*Stored data entries:*
----
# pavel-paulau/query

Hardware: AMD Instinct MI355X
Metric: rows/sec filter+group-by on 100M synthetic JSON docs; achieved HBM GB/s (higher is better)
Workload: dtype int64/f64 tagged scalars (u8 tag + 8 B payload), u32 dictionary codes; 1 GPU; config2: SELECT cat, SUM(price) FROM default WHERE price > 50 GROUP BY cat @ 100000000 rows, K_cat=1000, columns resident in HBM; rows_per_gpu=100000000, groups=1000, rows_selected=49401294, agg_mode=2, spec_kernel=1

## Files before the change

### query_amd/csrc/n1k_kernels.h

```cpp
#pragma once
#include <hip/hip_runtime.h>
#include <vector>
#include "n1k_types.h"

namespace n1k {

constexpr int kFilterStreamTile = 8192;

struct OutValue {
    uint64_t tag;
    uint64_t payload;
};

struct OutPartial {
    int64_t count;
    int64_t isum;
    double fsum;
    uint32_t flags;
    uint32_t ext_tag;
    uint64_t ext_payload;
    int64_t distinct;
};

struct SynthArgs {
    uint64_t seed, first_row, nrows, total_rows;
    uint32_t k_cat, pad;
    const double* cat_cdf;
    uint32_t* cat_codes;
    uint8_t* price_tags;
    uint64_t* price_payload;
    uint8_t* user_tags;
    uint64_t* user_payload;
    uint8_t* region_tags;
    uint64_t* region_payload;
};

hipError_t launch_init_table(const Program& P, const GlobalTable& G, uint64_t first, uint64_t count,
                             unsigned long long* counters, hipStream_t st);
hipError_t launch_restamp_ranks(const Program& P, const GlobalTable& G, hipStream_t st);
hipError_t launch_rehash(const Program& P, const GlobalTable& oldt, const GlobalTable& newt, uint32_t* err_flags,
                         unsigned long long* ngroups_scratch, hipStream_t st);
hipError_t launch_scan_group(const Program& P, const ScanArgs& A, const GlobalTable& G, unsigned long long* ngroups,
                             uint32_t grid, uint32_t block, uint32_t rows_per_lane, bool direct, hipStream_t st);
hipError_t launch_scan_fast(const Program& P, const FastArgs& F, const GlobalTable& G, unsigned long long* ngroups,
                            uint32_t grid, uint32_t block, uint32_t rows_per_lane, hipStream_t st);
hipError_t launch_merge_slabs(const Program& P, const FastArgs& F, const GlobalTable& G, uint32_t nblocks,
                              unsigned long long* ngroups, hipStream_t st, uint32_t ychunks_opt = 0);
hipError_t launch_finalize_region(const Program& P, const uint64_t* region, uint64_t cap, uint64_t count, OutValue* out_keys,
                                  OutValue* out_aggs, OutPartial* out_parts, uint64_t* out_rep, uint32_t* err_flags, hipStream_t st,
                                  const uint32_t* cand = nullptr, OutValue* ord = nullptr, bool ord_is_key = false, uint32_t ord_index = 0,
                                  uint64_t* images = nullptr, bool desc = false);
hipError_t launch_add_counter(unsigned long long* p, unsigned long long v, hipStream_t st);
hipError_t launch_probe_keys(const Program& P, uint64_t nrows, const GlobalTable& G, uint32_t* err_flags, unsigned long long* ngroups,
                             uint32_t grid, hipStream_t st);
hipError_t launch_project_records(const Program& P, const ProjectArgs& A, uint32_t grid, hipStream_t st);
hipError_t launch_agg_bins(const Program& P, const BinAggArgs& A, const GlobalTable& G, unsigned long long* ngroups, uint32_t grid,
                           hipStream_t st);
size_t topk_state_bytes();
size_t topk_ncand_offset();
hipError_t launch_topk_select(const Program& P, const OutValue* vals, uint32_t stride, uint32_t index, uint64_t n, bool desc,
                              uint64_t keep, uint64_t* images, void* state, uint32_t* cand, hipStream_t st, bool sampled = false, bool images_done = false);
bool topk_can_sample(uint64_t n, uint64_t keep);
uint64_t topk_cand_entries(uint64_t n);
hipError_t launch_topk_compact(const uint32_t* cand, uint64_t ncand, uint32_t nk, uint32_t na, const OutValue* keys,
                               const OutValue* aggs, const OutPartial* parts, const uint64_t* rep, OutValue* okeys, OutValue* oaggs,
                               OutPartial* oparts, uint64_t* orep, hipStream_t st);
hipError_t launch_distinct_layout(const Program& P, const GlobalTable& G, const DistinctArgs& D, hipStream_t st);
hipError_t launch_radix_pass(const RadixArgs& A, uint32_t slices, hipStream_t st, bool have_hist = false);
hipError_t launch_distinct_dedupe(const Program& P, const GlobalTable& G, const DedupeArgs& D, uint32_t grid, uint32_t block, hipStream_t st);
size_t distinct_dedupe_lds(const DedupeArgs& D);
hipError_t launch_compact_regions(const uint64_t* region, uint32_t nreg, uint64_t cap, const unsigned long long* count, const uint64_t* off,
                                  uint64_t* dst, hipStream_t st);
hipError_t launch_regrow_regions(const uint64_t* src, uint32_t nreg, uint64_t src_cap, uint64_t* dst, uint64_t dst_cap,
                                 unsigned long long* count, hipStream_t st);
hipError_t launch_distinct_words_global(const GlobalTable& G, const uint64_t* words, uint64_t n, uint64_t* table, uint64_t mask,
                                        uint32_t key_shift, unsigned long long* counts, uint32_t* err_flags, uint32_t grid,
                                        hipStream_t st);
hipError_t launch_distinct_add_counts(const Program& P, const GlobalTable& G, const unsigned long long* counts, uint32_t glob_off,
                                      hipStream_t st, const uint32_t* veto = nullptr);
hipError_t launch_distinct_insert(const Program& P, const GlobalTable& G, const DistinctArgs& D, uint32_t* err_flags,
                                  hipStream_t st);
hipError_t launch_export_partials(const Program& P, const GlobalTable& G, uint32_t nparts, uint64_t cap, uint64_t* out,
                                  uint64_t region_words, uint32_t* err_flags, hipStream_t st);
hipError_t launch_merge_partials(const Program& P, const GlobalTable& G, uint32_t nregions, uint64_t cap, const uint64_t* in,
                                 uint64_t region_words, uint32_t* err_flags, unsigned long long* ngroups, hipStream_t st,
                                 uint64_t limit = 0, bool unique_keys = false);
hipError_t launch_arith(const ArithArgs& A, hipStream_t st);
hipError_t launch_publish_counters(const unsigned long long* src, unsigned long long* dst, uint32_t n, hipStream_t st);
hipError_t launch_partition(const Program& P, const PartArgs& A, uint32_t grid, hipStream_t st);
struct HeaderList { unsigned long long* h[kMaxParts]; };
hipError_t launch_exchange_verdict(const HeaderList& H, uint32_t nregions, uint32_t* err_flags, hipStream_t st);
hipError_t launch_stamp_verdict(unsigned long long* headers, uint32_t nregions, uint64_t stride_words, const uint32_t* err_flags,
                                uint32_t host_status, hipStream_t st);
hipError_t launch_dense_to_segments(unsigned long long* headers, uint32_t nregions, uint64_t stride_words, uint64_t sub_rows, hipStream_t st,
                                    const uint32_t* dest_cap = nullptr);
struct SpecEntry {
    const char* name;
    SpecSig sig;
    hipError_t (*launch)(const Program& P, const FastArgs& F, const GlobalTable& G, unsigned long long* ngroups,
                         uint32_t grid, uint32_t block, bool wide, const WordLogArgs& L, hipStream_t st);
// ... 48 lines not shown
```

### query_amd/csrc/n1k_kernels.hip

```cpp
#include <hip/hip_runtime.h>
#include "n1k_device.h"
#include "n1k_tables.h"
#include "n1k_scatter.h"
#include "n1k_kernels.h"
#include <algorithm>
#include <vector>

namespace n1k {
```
----
*TASK OBJECTIVE:* Reproduce every line above that contains the string "keep".

*OUTPUT:*
                              uint64_t keep, uint64_t* images, void* state, uint32_t* cand, hipStream_t st, bool sampled = false, bool images_done = false);
bool topk_can_sample(uint64_t n, uint64_t keep);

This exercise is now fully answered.